Share your dilemmas and get honest opinions from other Mumsnetters.

To have misunderstood the meaning of this word my whole life?

560 replies

Lemonsaretheonlyfruit · 11/11/2020 15:21

Salubrious.

I always thought it meant luxurious. Turns out it means healthy or health giving. (My 10 year old DS asked me this morning so I looked it up just to double check I was giving him the correct definition!)

Who knew? (Probably everyone apart from me). Any more of these to share?

OP posts:
LizzieAnt · 12/11/2020 12:17

@SoupDragon
They rhyme in my Irish accent at least.

Bluntness100 · 12/11/2020 12:17

I’m Scottish and It rhymes.

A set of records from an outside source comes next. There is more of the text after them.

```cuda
static int update_check(const rtk_pivot_update_args* layers, int64_t n, const void* workspace, size_t workspace_bytes) {
    if (!layers || n < 1 || !workspace) return RTK_E_BADARG;
    const rtk_pivot_update_args& a0 = layers[0];
    const bool scores = !a0.skip_score, selects = !a0.skip_select, xchg = a0.xchg_world > 1;
    if (!scores && !selects) return RTK_E_BADARG;
    if (a0.H < 1 || a0.KVH < 1 || a0.L < 1 || (selects && (a0.keep < 1 || a0.keep > a0.L))) return RTK_E_BADARG;
    if (a0.L > 16384 || a0.D % 16 != 0 || a0.D > 256) return RTK_E_UNSUPPORTED;
    if (scores && ((a0.D != 64 && a0.D != 128) || a0.H % a0.KVH != 0 || a0.H > 256)) return RTK_E_UNSUPPORTED;
    if (xchg) {
        if (n > kMaxBatchLayers) return RTK_E_UNSUPPORTED;
        if (a0.xchg_world > 8 || a0.xchg_rank < 0 || a0.xchg_rank >= a0.xchg_world || (scores && selects)) return RTK_E_BADARG;
    }
    if (a0.reforge && !a0.inv_freq && n > 1) return RTK_E_UNSUPPORTED;
    int bound[6];
    if (a0.reforge && (scores || a0.inv_freq) && !mrope_bounds(a0.n_pos, a0.mrope_section, a0.D, bound)) return RTK_E_UNSUPPORTED;
    if (((uintptr_t)workspace & 255u) != 0) return RTK_E_ALIGN;
    if (workspace_bytes < rtk_pivot_update_batch_workspace_bytes(a0.H, a0.KVH, a0.L, a0.D, n)) return RTK_E_WORKSPACE;
    for (int64_t i = 0; i < n; ++i) {
        const rtk_pivot_update_args& x = layers[i];
        if (!x.q || !x.k || !x.v || !x.k_out || !x.v_out || !x.keep_idx || !x.head_scores) return RTK_E_BADARG;
        if (x.H != a0.H || x.KVH != a0.KVH || x.L != a0.L || x.D != a0.D || x.keep != a0.keep || x.reforge != a0.reforge ||
            x.n_pos != a0.n_pos || x.inv_freq != a0.inv_freq || x.attention_scaling != a0.attention_scaling ||
            x.inv_scale2 != a0.inv_scale2 || x.skip_select != a0.skip_select || x.skip_score != a0.skip_score ||
            x.score_rows != a0.score_rows || x.xchg_world != a0.xchg_world || x.xchg_rank != a0.xchg_rank ||
            x.xchg_epoch != a0.xchg_epoch || (x.pos == nullptr) != (a0.pos == nullptr))
            return RTK_E_UNSUPPORTED;
        for (int j = 0; j < 3; ++j)
            if (x.mrope_section[j] != a0.mrope_section[j]) return RTK_E_UNSUPPORTED;
        if (x.reforge && (!x.pos || !x.pos_out || (!x.inv_freq && (!x.cos || !x.sin)))) return RTK_E_BADARG;
        if (xchg) {
            for (int r = 0; r < a0.xchg_world; ++r)
                if (!x.xchg_scores[r] || !a0.xchg_flags[r]) return RTK_E_BADARG;
            const char* own = (const char*)x.xchg_scores[a0.xchg_rank];
            if (a0.skip_score && (const char*)x.head_scores != own) return RTK_E_BADARG;
            if (a0.skip_select && (const char*)x.head_scores != own + (size_t)a0.xchg_rank * a0.KVH * a0.L * 2) return RTK_E_BADARG;
        }
        if (x.pos && (selects || x.reforge) && (!x.pos_out || x.n_pos < 1 || x.n_pos > 3)) return RTK_E_BADARG;
        uintptr_t ptrs = 0;
        int64_t strides = 0;
        if (scores) {
            ptrs |= (uintptr_t)x.q;
            strides |= x.q_stride_h | x.q_stride_l;
        }
        if (scores || !x.reforge) {
            ptrs |= (uintptr_t)x.k;
            strides |= x.k_stride_h | x.k_stride_l;
        }
        if (selects) {
            ptrs |= (uintptr_t)x.v | (uintptr_t)x.k_out | (uintptr_t)x.v_out;
            strides |= x.v_stride_h | x.v_stride_l | x.out_stride_h;
        }
        if ((ptrs & 15u) != 0 || strides % 8 != 0) return RTK_E_ALIGN;
    }
    return 0;
}

extern "C" int rtk_pivot_update(const rtk_pivot_update_args* a, void* stream) {
    RTK_NVTX("rtk_pivot_update");
    if (!a) return RTK_E_BADARG;
    const int rc = update_check(a, 1, a->workspace, a->workspace_bytes);
    if (rc) return rc;
    return pivot_update_group(a, 1, (char*)a->workspace, (cudaStream_t)stream);
}

extern "C" int rtk_pivot_update_batch(const rtk_pivot_update_args* layers, int64_t n_layers, void* workspace,
                                      size_t workspace_bytes, void* stream) {
    RTK_NVTX("rtk_pivot_update_batch");
    int rc = update_check(layers, n_layers, workspace, workspace_bytes);
    if (rc) return rc;
    for (int64_t i = 0; i < n_layers; i += kMaxBatchLayers) {
        const int n = (int)((n_layers - i) < kMaxBatchLayers ? (n_layers - i) : kMaxBatchLayers);
        rc = pivot_update_group(layers + i, n, (char*)workspace, (cudaStream_t)stream);
        if (rc) return rc;
    }
    return 0;
}

extern "C" int rtk_kv_block_copy(int n_jobs, const void* const* src, void* const* dst, const int64_t* heads, const int64_t* rows,
                                 const int64_t* src_stride_h, const int64_t* src_stride_l, const int64_t* dst_stride_h,
                                 const int64_t* dst_stride_l, int64_t D, void* stream) {
    RTK_NVTX("rtk_kv_block_copy");
    if (n_jobs < 1 || n_jobs > 4 || !src || !dst || !heads || !rows || D < 8) return RTK_E_BADARG;
    if (D % 8 != 0) return RTK_E_UNSUPPORTED;
    CopyJobs j;
    j.n = n_jobs;
    j.D = (int)D;
    long long acc = 0;
    for (int k = 0; k < n_jobs; ++k) {
        if (!src[k] || !dst[k] || heads[k] < 1 || rows[k] < 0) return RTK_E_BADARG;
        if ((((uintptr_t)src[k] | (uintptr_t)dst[k]) & 15u) != 0) return RTK_E_ALIGN;
        if ((src_stride_h[k] | src_stride_l[k] | dst_stride_h[k] | dst_stride_l[k]) % 8 != 0) return RTK_E_ALIGN;
        j.src[k] = (const __nv_bfloat16*)src[k];
        j.dst[k] = (__nv_bfloat16*)dst[k];
        j.heads[k] = (int)heads[k];
        j.rows[k] = (int)rows[k];
        j.src_stride_h[k] = src_stride_h[k]; j.src_stride_l[k] = src_stride_l[k];
        j.dst_stride_h[k] = dst_stride_h[k]; j.dst_stride_l[k] = dst_stride_l[k];
        acc += heads[k] * rows[k] * (D / 8);
// ... 10 lines not shown
```

Measured before the change: 3613.

## Precompute deduplicated unrope cos/sin tables and fuse key compaction into unrope

Adds a table kernel that reduces each position row to its min/max. When the values span fewer than L entries, it builds cos/sin tables indexed by position value, so each distinct position is computed once instead of once per token per block. The per-token unrope kernel then reads cos/sin from these global tables instead of computing them in shared memory with a __syncthreads. When key elision is active, the unrope kernel also writes the unroped keys straight into the compacted key buffer, which replaces the separate keys-compact kernel. This costs more workspace and one extra launch, and tokens whose 8-element vector straddles mRoPE sections fall back to gathering scalar table entries.

```diff
diff --git a/video-retake_b200/csrc/pivot_misc.cu b/video-retake_b200/csrc/pivot_misc.cu
--- a/video-retake_b200/csrc/pivot_misc.cu
+++ b/video-retake_b200/csrc/pivot_misc.cu
@@ -77,6 +77,7 @@
 #define RTK_UNROPE_TOK 2
 #endif
 constexpr int kUnropeTok = RTK_UNROPE_TOK;
+constexpr int kUnropeTableCtas = 16;
 
 __device__ __forceinline__ uint32_t sub_bf16x2_rn(uint32_t a, uint32_t b) {
     uint32_t d;
@@ -100,72 +101,22 @@
     }
 }
 
-__device__ __forceinline__ void unrope_qk_body(const __nv_bfloat16* __restrict__ x, const long long* __restrict__ pos,
-                                               const float* __restrict__ inv_freq, float scaling,
-                                               __nv_bfloat16* __restrict__ out, const RopeParams& p) {
-    __shared__ __align__(16) __nv_bfloat16 s_cos[kUnropeTok][128], s_sin[kUnropeTok][128];
-    const int half = p.D >> 1;
-    const int vec_per_row = half >> 3;
-    const int ntask = (p.heads + p.heads2) * vec_per_row;
-    const int tid = threadIdx.x;
-    const bool scale = p.inv_scale2 != 1.0f;
-    const int v0 = tid % vec_per_row, h0 = tid / vec_per_row;
-    const bool second0 = h0 >= p.heads;
-    const long long src_h0 = second0 ? (long long)(h0 - p.heads) * p.stride_h2 : (long long)h0 * p.stride_h;
-    const long long src_l0 = second0 ? p.stride_l2 : p.stride_l;
-    const __nv_bfloat16* src0 = (second0 ? p.x2 : x) + src_h0 + v0 * 8;
-    for (int l0 = blockIdx.x * kUnropeTok; l0 < p.L; l0 += gridDim.x * kUnropeTok) {
-        const int nl = min(kUnropeTok, p.L - l0);
-        uint4 lo4[kUnropeTok], hi4[kUnropeTok];
-        if (tid < ntask) {
-#pragma unroll
-            for (int t = 0; t < kUnropeTok; ++t) {
-                if (t < nl) {
-                    lo4[t] = *reinterpret_cast<const uint4*>(src0 + (l0 + t) * src_l0);
-                    hi4[t] = *reinterpret_cast<const uint4*>(src0 + (l0 + t) * src_l0 + half);
-                }
-            }
-        }
-        for (int e = tid; e < nl * half; e += blockDim.x) {
-            const int t = e / half, c = e - t * half;
-            long long pv[3] = {0, 0, 0};
-            for (int r = 0; r < p.n_pos; ++r) pv[r] = pos[(size_t)r * p.L + l0 + t];
-            float co, si;
-            rope_table_entry(p, inv_freq, pv, c, scaling, co, si);
-            s_cos[t][c] = __float2bfloat16_rn(co);
-            s_sin[t][c] = __float2bfloat16_rn(si);
-        }
-        __syncthreads();
-#pragma unroll
-        for (int t = 0; t < kUnropeTok; ++t) {
-            if (t >= nl) break;
-            const int l = l0 + t;
-            for (int task = tid; task < ntask; task += blockDim.x) {
-                const int v = task % vec_per_row, h = task / vec_per_row;
-                const int c0 = v * 8;
-                const bool second = h >= p.heads;
-                const __nv_bfloat16* src = second ? p.x2 + (h - p.heads) * p.stride_h2 + l * p.stride_l2 : x + h * p.stride_h + l * p.stride_l;
-                __nv_bfloat16* dst = second ? p.out2 + (h - p.heads) * p.out_stride_h2 + l * p.out_stride_l2
-                                            : out + h * p.out_stride_h + l * p.out_stride_l;
-                uint4 a4 = lo4[t], b4 = hi4[t];
-                if (task != tid) {
-                    a4 = *reinterpret_cast<const uint4*>(src + c0);
-                    b4 = *reinterpret_cast<const uint4*>(src + c0 + half);
-                }
-                const uint4 cs = *reinterpret_cast<const uint4*>(&s_cos[t][c0]);
-                const uint4 sn = *reinterpret_cast<const uint4*>(&s_sin[t][c0]);
-                uint4 ol4, oh4;
-                unrotate_bf16x2(a4.x, b4.x, cs.x, sn.x, scale, p.inv_scale2, ol4.x, oh4.x);
-                unrotate_bf16x2(a4.y, b4.y, cs.y, sn.y, scale, p.inv_scale2, ol4.y, oh4.y);
-                unrotate_bf16x2(a4.z, b4.z, cs.z, sn.z, scale, p.inv_scale2, ol4.z, oh4.z);
-                unrotate_bf16x2(a4.w, b4.w, cs.w, sn.w, scale, p.inv_scale2, ol4.w, oh4.w);
-                *reinterpret_cast<uint4*>(dst + c0) = ol4;
-                *reinterpret_cast<uint4*>(dst + c0 + half) = oh4;
-            }
-        }
-        __syncthreads();
-    }
-}
+struct UnropeTables {
+    __nv_bfloat16* cos;
+    __nv_bfloat16* sin;
+    long long* base;
+    const int32_t* slot;
+    __nv_bfloat16* kc;
+    long long slot_stride, kc_stride;
+};
+
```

Not sure what accent Oxford English Dictionary uses but on the link I shared where the words are spoken it also rhymes..

steppemum · 12/11/2020 12:18

spade a spade

I know that this was originally used to mean that you didn't mince your words, and said it as it is - a spade is a spade not a long handled digging implement etc.

But it came from cards, where the spades are black and I am pretty sure it was used as a racial slurr, probably in the same group as 'black as the ace of spades' which was also around.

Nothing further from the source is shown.